Lenore Janis, Who Broke Construction Industry Barriers, Dies at 86

As a founder and president of an influential trade organization, she showed women how to make it in a field that had long excluded them.


By Clay Risen

Lenore Janis, a force of nature in the New York City construction industry who left thousands of cracks in the concrete ceiling of a male-dominated business, died on Jan. 31 at an assisted living facility in Brookfield, Conn. She was 86.

The cause was complications of Covid-19, her son John said.

Ms. Janis was a founder and the longtime president of Professional Women in Construction, which started as a small, all-volunteer nonprofit and became, under her leadership, a networking powerhouse for tens of thousands of women trying to navigate a career path that might seem purpose-built to exclude them.

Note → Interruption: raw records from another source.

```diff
@@ -174,7 +177,9 @@
   return r;
 }
 
-__device__ __forceinline__ void store_operand(const float (&v)[128], uint32_t (&ah)[64], unsigned char* alo, int rl, int q, int grp) {
+__device__ __forceinline__ void store_operand(const float (&v)[128], uint32_t (&ah)[64], unsigned char* alo, int rl, int q, int grp,
+                                              int pslot = -1) {
+  DSPGN_PROBE_T(ts);
 #pragma unroll
   for (int t = 0; t < 16; ++t) {
 #pragma unroll
@@ -187,8 +192,109 @@
       *reinterpret_cast<uint32_t*>(alo + off) = lo;
     }
   }
+  DSPGN_PROBE_ADD_IF(pslot >= 0, pslot + 1, ts);
+  DSPGN_PROBE_T(tf);
   fence_proxy_async();
   wg_bar_sync(grp);
+  DSPGN_PROBE_ADD_IF(pslot >= 0, pslot + 2, tf);
+}
+
+__device__ __forceinline__ void store_operand_stsm(const float (&v)[128], uint32_t (&ah)[64], uint32_t alo, int grp, int pslot = -1) {
+  DSPGN_PROBE_T(ts);
+  const int lane = threadIdx.x & 31;
+  const int srow = 16 * ((threadIdx.x >> 5) & 3) + (lane & 7) + 8 * ((lane >> 3) & 1);
+  const uint32_t base = alo + 128u * (uint32_t)srow;
+  const uint32_t xo = (uint32_t)(((lane >> 4) & 1) ^ (lane & 7)) << 4;
+#pragma unroll
+  for (int t = 0; t < 16; ++t) {
+    uint32_t lo[4];
+#pragma unroll
+    for (int h = 0; h < 4; ++h) split_pack(v[8 * t + 2 * h], v[8 * t + 2 * h + 1], ah[4 * t + h], lo[h]);
+    const uint32_t addr = base + 8192u * (uint32_t)(t >> 2) + (xo ^ (32u * (uint32_t)(t & 3)));
+    asm volatile("stmatrix.sync.aligned.m8n8.x4.shared.b16 [%0], {%1, %2, %3, %4};" ::"r"(addr), "r"(lo[0]), "r"(lo[1]),
+                 "r"(lo[2]), "r"(lo[3]) : "memory");
+  }
+  DSPGN_PROBE_ADD_IF(pslot >= 0, pslot + 1, ts);
+  DSPGN_PROBE_T(tf);
+  fence_proxy_async();
+  wg_bar_sync(grp);
+  DSPGN_PROBE_ADD_IF(pslot >= 0, pslot + 2, tf);
+}
+
+template <int NM, int KNEXT>
+__device__ __forceinline__ void epi_fwd_hidden(float (&acc)[128], uint32_t (&mw)[4], const float* bb, int qs, int nm, int k_next) {
+#pragma unroll
+  for (int j = 0; j < 32; ++j) {
+    const bool live = 8 * j < (NM ? NM : nm), nxt = 8 * j < (KNEXT ? KNEXT : k_next);
+    const float2 bj = *reinterpret_cast<const float2*>(bb + 8 * j + 2 * qs);
+#pragma unroll
+    for (int h = 0; h < 4; ++h) {
+      const int e = 4 * j + h;
+      const float w = acc[e] + ((h & 1) ? bj.y : bj.x);
+      mw[e >> 5] |= ((live && w > 0.f) ? 1u : 0u) << (e & 31);
+      acc[e] = (live && nxt) ? fmaxf(w, 0.f) : 0.f;
+    }
+  }
+}
+
+__device__ __forceinline__ void epi_concat_input(float (&acc)[128], int qs, int k_next, int cat_off, int L, const float* zs,
+                                                 const float* xr, int rowA, int rowB) {
+#pragma unroll
+  for (int j = 0; j < 32; ++j) {
+    if (8 * j + 8 <= cat_off) continue;
+    const bool nxt = 8 * j < k_next;
+#pragma unroll
+    for (int h = 0; h < 4; ++h) {
+      const int e = 4 * j + h, i = 8 * j + 2 * qs + (h & 1) - cat_off, ix = i - L;
+      const float zv = zs[(unsigned)i < (unsigned)L ? i : 0];
+      const float xv = xr[((unsigned)ix < 3u ? ix : 0) * kTcRows + ((h & 2) ? rowB : rowA)];
+      acc[e] = (nxt && i >= 0) ? (i < L ? zv : ((unsigned)ix < 3u ? xv : 0.f)) : acc[e];
+    }
+  }
+}
+
+__device__ __forceinline__ void epi_skip_grad(float (&acc)[128], int qs, int nm, int cat_off, int in0, int L, float* Jp, int rowA,
+                                              int rowB) {
+#pragma unroll
+  for (int j = 0; j < 32; ++j) {
+    if (8 * j + 8 <= cat_off) continue;
+    const bool live = 8 * j < nm;
+#pragma unroll
+    for (int h = 0; h < 4; ++h) {
+      const int e = 4 * j + h, ii = 8 * j + 2 * qs + (h & 1) - cat_off;
+      if (live && ii >= 0 && ii < in0) Jp[((h & 2) ? rowB : rowA) * kJpStride + ((ii < L) ? ii : (kMaxCode + ii - L))] = acc[e];
+      acc[e] = (ii >= 0) ? 0.f : acc[e];
+    }
+  }
+}
+
+template <int NM, int KNEXT>
+__device__ __forceinline__ void epi_bwd_mid(float (&acc)[128], const uint32_t (&mw)[4], int nm, int k_next) {
+#pragma unroll
+  for (int j = 0; j < 32; ++j) {
+    const bool live = 8 * j < (NM ? NM : nm), nxt = 8 * j < (KNEXT ? KNEXT : k_next);
+#pragma unroll
+    for (int h = 0; h < 4; ++h) {
+      const int e = 4 * j + h;
+      acc[e] = (live && nxt && ((mw[e >> 5] >> (e & 31)) & 1u)) ? acc[e] : 0.f;
+    }
+  }
+}
+
+__device__ __forceinline__ void epi_bwd_first(const float (&acc)[128], int qs, int in0, int L, bool has_skip, float* Jp,
+                                              const float* scr, int rowA, int rowB) {
+  const float sa = scr[rowA], sb = scr[rowB];
+#pragma unroll
+  for (int j = 0; j < 10; ++j) {
+#pragma unroll
+    for (int h = 0; h < 4; ++h) {
+      const int c = 8 * j + 2 * qs + (h & 1);
+      const bool st = c < in0;
+      float* pj = Jp + ((h & 2) ? rowB : rowA) * kJpStride + (st ? ((c < L) ? c : (kMaxCode + c - L)) : 0);
+      const float g = has_skip ? acc[4 * j + h] + *pj : acc[4 * j + h];
+      if (st) *pj = g * ((h & 2) ? sb : sa);
+    }
+  }
 }
 
 __device__ __forceinline__ void release_stage(uint32_t w_empty, int s) {
@@ -581,6 +687,10 @@
         return (j < 0) ? S.zs[i] : ((unsigned)j < 3u ? S.xr[j * kTcRows + row] : 0.f);
       };
       uint32_t* const maskw = S.maskw + tid;
+      auto put_operand = [&](int pslot) {
+        if (SCHED == 1) store_operand_stsm(acc, ah, alo_s, grp, pslot);
+        else store_operand(acc, ah, alo, rl, qd, grp, pslot);
+      };
 
       {
         const int kk = plan.step[0].k_steps * 16;
@@ -604,7 +714,7 @@
         }
 #pragma unroll
         for (int w = 0; w < 4; ++w) maskw[w * kTcEpiThreads] = mw[w];
-        store_operand(acc, ah, alo, rl, qd, grp);
+        put_operand(-1);
       }
       DSPGN_PROBE_ADD(PR_PROLOGUE, tpro);
       DSPGN_PROBE_COUNT(PR_TILES);
@@ -624,6 +734,15 @@
         DSPGN_PROBE_ADD(PR_GEMM, tg);
         DSPGN_PROBE_T(tepi);
         wg_bar_sync(grp);
+        DSPGN_PROBE_ADD(PR_EPI_ENTRY, tepi);
+        DSPGN_PROBE_T(tval);
+#ifdef DSPGN_STALL_PROBE
+        const int pk = PR_EPI_KIND + 3 * (st.kind == TK_FWD_PENULT ? EK_PENULT
+                                          : st.kind == TK_FWD_HIDDEN ? (st.cat_off >= 0 ? EK_FWD_CAT : EK_FWD)
+                                          : st.kind == TK_BWD_MID ? (st.cat_off >= 0 ? EK_BWD_SKIP : EK_BWD) : EK_BWD_FIRST);
+#else
+        constexpr int pk = -1;
+#endif
         const int qs = opaque_int(qd);
 
         if (st.kind == TK_FWD_PENULT) {
@@ -669,24 +788,19 @@
               const int c = frag_col(e, qs);
               acc[e] = ((mw[e >> 5] >> (e & 31)) & 1u) ? ((e & 2) ? gb : ga) * S.wlast[c] : 0.f;
             }
-            store_operand(acc, ah, alo, rl, qd, grp);
+            DSPGN_PROBE_ADD(pk, tval);
+            put_operand(pk);
+          } else {
+            DSPGN_PROBE_ADD(pk, tval);
           }
         } else if (st.kind == TK_FWD_HIDDEN) {
           const float* bb = S.bias + st.layer * kHid;
           uint32_t mw[4] = {0u, 0u, 0u, 0u};
-          if (SCHED == 1 && st.cat_off < 0) {
-#pragma unroll
-            for (int j = 0; j < 32; ++j) {
-              const float2 bj = *reinterpret_cast<const float2*>(bb + 8 * j + 2 * qs);
-#pragma unroll
-              for (int h = 0; h < 4; ++h) {
-                const int e = 4 * j + h, c = frag_col(e, qs);
-                const float w = acc[e] + ((h & 1) ? bj.y : bj.x);
-                const bool live = c < nm;
-                mw[e >> 5] |= ((live && w > 0.f) ? 1u : 0u) << (e & 31);
-                acc[e] = (live && c < k_next) ? fmaxf(w, 0.f) : 0.f;
-              }
-            }
+          if (SCHED == 1) {
+            if (nm == 256 && k_next == 256) epi_fwd_hidden<256, 256>(acc, mw, bb, qs, nm, k_next);
+            else if (nm == 192 && k_next == 256) epi_fwd_hidden<192, 256>(acc, mw, bb, qs, nm, k_next);
+            else epi_fwd_hidden<0, 0>(acc, mw, bb, qs, nm, k_next);
+            if (st.cat_off >= 0) epi_concat_input(acc, qs, k_next, st.cat_off, L, S.zs, S.xr, rowA, rowB);
           } else {
 #pragma unroll
             for (int e = 0; e < 128; ++e) {
@@ -703,18 +817,17 @@
           }
 #pragma unroll
           for (int w = 0; w < 4; ++w) maskw[(4 * st.layer + w) * kTcEpiThreads] = mw[w];
-          store_operand(acc, ah, alo, rl, qd, grp);
+          DSPGN_PROBE_ADD(pk, tval);
+          put_operand(pk);
         } else if (st.kind == TK_BWD_MID) {
           uint32_t mw[4];
 #pragma unroll
           for (int w = 0; w < 4; ++w) mw[w] = maskw[(4 * st.mask_layer + w) * kTcEpiThreads];
-          if (SCHED == 1 && st.cat_off < 0) {
-#pragma unroll
-            for (int e = 0; e < 128; ++e) {
-              const int c = frag_col(e, qs);
-              const bool on = c < nm && c < k_next && ((mw[e >> 5] >> (e & 31)) & 1u);
-              acc[e] = on ? acc[e] : 0.f;
-            }
+          if (SCHED == 1) {
+            if (st.cat_off >= 0) epi_skip_grad(acc, qs, nm, st.cat_off, in0, L, S.Jp, rowA, rowB);
+            if (nm == 256 && k_next == 256) epi_bwd_mid<256, 256>(acc, mw, nm, k_next);
+            else if (nm == 256 && k_next == 192) epi_bwd_mid<256, 192>(acc, mw, nm, k_next);
+            else epi_bwd_mid<0, 0>(acc, mw, nm, k_next);
           } else {
 #pragma unroll
             for (int e = 0; e < 128; ++e) {
@@ -732,19 +845,25 @@
               acc[e] = (c < k_next) ? t : 0.f;
             }
           }
-          if (more) store_operand(acc, ah, alo, rl, qd, grp);
+          DSPGN_PROBE_ADD(pk, tval);
+          if (more) put_operand(pk);
         } else {
-#pragma unroll
-          for (int e = 0; e < 128; ++e) {
-            const int c = frag_col(e, qs);
-            if (c < nm && c < in0) {
-              const int row = (e & 2) ? rowB : rowA;
-              float* pj = S.Jp + row * kJpStride + ((c < L) ? c : (kMaxCode + c - L));
-              float g = acc[e];
-              if (has_skip) g += *pj;
-              *pj = g * S.scr[row];
+          if (SCHED == 1) {
+            epi_bwd_first(acc, qs, in0, L, has_skip, S.Jp, S.scr, rowA, rowB);
+          } else {
+#pragma unroll
+            for (int e = 0; e < 128; ++e) {
+              const int c = frag_col(e, qs);
+              if (c < nm && c < in0) {
+                const int row = (e & 2) ? rowB : rowA;
+                float* pj = S.Jp + row * kJpStride + ((c < L) ? c : (kMaxCode + c - L));
+                float g = acc[e];
+                if (has_skip) g += *pj;
+                *pj = g * S.scr[row];
+              }
             }
           }
+          DSPGN_PROBE_ADD(pk, tval);
         }
         if (!more || st.kind == TK_BWD_FIRST) {
 #pragma unroll
```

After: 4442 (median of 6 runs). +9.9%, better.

A shrewdly creative organizer with a cigarette-rasped voice, Ms. Janis, by all accounts, did more than just provide mentoring opportunities and meet-and-greet sessions — though she did plenty of that, too.

Knowing that many deals in her industry were made on the golf course, she ran clinics to teach women how to play the game. She sent executives into high schools to recruit girls who might otherwise have never thought about a life in construction. And she doled out stories to young members of her trade group, lessons drawn on a life spent pushing open barriers.

“She would take you under her wing and give advice you wouldn’t hear from anyone else in New York,” said Barbara Armand Kushner, the chief executive of the Armand Corporation, a project-management firm in Manhattan.